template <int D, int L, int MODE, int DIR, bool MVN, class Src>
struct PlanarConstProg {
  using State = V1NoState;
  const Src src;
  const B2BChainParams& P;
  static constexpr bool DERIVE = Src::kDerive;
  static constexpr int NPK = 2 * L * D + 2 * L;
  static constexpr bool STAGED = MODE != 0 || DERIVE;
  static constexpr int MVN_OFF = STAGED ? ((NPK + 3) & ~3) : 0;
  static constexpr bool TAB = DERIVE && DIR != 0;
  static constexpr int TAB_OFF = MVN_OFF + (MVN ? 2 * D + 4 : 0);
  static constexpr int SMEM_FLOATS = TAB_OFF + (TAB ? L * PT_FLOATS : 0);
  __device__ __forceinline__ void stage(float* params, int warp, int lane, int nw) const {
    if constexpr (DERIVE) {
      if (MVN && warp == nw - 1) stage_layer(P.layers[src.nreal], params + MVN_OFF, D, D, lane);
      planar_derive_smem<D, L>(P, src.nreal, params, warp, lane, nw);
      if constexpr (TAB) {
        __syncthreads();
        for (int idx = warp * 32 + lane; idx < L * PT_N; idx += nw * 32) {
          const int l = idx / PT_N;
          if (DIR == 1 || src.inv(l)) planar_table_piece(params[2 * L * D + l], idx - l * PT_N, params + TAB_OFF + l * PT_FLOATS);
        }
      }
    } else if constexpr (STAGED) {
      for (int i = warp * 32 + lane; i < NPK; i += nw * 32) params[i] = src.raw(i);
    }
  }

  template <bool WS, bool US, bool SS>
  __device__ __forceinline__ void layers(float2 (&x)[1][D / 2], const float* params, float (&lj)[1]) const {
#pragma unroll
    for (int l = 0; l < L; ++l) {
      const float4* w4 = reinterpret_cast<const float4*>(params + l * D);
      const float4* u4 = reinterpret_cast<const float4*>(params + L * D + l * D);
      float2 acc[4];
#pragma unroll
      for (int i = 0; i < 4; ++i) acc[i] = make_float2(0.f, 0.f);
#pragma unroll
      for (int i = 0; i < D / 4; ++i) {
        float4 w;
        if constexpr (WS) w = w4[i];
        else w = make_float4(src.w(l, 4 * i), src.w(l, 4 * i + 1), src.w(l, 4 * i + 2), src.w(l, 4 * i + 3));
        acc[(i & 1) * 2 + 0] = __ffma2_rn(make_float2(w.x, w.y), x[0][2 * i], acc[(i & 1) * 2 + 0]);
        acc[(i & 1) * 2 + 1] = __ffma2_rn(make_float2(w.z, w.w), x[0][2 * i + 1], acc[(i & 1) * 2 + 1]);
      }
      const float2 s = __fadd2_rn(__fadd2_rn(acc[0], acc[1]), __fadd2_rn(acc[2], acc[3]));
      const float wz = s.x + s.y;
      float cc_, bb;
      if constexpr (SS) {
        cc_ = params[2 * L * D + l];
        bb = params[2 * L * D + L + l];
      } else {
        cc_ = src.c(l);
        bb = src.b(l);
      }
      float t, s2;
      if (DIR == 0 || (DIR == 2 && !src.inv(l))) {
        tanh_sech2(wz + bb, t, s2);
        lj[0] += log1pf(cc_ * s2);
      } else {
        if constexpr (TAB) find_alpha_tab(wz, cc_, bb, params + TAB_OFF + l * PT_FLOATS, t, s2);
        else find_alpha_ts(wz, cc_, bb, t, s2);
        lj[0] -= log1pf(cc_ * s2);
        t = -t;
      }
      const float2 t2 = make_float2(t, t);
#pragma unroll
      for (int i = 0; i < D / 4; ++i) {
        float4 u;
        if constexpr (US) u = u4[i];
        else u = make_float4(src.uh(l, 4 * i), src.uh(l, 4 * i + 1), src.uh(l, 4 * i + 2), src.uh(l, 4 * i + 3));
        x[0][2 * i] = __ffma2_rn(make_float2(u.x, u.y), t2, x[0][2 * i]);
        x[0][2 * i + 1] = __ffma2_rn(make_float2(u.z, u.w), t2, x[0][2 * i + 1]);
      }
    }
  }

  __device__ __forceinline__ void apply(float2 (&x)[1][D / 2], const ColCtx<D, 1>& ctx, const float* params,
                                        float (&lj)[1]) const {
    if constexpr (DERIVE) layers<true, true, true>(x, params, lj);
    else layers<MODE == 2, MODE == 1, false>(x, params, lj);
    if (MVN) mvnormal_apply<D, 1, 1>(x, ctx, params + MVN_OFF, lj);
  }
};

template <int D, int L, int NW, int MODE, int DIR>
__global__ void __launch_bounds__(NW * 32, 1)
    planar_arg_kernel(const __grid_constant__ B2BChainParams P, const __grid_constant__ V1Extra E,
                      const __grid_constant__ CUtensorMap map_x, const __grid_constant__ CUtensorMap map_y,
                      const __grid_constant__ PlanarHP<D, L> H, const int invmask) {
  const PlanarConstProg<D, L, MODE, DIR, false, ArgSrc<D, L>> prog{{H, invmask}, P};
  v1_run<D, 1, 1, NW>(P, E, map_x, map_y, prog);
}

--

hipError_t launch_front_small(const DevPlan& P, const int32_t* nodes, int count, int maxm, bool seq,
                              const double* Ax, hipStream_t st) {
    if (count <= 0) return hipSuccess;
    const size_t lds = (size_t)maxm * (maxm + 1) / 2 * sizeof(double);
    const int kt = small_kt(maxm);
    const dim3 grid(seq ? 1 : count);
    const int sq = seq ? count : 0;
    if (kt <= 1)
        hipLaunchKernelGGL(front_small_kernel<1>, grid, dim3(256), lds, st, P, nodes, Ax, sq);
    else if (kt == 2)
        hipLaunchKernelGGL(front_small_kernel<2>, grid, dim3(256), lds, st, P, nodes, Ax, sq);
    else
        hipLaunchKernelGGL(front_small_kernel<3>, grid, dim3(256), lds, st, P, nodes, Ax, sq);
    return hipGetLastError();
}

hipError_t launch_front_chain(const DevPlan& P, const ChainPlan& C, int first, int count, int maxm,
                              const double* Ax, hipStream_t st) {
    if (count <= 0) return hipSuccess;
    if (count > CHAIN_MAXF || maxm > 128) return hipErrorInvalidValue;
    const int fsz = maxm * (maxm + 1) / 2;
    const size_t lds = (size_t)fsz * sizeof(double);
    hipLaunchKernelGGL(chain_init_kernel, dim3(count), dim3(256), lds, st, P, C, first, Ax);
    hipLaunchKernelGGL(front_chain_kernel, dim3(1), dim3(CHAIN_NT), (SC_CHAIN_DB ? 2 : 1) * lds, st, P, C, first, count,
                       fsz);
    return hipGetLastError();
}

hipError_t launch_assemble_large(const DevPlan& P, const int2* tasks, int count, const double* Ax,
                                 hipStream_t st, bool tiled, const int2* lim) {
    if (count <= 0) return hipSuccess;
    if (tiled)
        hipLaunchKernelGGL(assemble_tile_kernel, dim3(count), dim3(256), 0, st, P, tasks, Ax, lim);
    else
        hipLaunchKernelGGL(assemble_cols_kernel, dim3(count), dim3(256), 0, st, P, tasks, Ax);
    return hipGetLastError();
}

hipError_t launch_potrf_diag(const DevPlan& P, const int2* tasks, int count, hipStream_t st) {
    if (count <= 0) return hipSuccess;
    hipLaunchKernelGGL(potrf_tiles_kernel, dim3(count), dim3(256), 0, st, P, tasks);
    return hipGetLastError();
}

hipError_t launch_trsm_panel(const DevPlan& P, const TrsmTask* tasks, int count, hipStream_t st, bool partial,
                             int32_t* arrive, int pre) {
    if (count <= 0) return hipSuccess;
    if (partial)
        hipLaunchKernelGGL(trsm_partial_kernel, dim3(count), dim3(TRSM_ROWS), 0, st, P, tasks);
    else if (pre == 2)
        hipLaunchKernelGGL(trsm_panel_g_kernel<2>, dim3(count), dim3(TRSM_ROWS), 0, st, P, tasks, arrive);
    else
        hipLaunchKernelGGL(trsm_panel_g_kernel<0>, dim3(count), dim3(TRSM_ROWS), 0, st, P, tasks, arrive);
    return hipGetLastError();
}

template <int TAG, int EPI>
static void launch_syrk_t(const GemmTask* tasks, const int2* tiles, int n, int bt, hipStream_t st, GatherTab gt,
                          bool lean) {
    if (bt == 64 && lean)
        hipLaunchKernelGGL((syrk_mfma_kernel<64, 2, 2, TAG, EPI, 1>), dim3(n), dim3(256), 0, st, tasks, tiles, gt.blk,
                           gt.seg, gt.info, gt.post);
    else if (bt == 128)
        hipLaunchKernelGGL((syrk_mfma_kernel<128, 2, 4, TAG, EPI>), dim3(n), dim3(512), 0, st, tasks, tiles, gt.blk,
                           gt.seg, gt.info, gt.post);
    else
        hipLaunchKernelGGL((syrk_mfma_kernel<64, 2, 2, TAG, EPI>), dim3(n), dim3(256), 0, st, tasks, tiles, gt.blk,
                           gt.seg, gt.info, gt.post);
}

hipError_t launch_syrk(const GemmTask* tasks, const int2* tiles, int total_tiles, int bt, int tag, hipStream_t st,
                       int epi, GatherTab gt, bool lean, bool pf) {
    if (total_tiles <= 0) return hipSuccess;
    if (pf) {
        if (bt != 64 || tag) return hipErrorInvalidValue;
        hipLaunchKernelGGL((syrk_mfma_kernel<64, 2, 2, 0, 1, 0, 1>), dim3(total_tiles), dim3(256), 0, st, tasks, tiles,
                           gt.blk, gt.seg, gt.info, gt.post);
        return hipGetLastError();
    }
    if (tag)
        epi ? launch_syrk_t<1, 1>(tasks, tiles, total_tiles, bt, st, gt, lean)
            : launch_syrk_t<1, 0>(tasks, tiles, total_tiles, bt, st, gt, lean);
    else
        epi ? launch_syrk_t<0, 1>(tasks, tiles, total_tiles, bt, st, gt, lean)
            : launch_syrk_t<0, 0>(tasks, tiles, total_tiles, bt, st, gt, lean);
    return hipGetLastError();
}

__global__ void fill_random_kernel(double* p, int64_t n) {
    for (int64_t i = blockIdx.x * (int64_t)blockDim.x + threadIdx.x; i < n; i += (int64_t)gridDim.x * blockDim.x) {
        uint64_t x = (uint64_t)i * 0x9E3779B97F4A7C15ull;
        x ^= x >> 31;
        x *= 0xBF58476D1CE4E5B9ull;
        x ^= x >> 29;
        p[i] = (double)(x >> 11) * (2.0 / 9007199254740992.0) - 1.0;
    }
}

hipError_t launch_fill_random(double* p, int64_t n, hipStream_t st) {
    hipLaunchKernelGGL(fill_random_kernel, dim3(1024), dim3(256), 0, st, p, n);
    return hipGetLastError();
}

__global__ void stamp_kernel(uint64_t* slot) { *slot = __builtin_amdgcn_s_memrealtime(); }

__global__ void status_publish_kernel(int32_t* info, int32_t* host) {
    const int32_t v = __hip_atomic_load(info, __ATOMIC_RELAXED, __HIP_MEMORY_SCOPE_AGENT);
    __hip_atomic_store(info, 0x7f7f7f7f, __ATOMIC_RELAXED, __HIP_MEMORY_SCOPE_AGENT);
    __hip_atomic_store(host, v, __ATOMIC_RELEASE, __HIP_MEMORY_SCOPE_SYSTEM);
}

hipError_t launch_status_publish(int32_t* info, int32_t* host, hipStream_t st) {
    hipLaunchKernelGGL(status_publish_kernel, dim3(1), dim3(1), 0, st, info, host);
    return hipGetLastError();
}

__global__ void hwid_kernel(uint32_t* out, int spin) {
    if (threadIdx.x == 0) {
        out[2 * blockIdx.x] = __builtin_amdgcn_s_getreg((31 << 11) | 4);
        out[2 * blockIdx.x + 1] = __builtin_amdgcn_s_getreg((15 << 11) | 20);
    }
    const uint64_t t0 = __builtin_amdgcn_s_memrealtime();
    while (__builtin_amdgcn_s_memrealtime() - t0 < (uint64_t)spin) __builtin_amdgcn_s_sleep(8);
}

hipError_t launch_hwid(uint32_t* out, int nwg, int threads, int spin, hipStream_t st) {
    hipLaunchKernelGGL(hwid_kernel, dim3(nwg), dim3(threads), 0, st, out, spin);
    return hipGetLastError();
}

> _How to complete this task_: Find where the line with "template <int D, int L, int MODE, int" sits in the material above, then copy exactly from it through the line with "static constexpr int SMEM_FLOATS". Add no other line.

> _Expected answer_:
template <int D, int L, int MODE, int DIR, bool MVN, class Src>
struct PlanarConstProg {
  using State = V1NoState;
  const Src src;
  const B2BChainParams& P;
  static constexpr bool DERIVE = Src::kDerive;
  static constexpr int NPK = 2 * L * D + 2 * L;
  static constexpr bool STAGED = MODE != 0 || DERIVE;
  static constexpr int MVN_OFF = STAGED ? ((NPK + 3) & ~3) : 0;
  static constexpr bool TAB = DERIVE && DIR != 0;
  static constexpr int TAB_OFF = MVN_OFF + (MVN ? 2 * D + 4 : 0);
  static constexpr int SMEM_FLOATS = TAB_OFF + (TAB ? L * PT_FLOATS : 0);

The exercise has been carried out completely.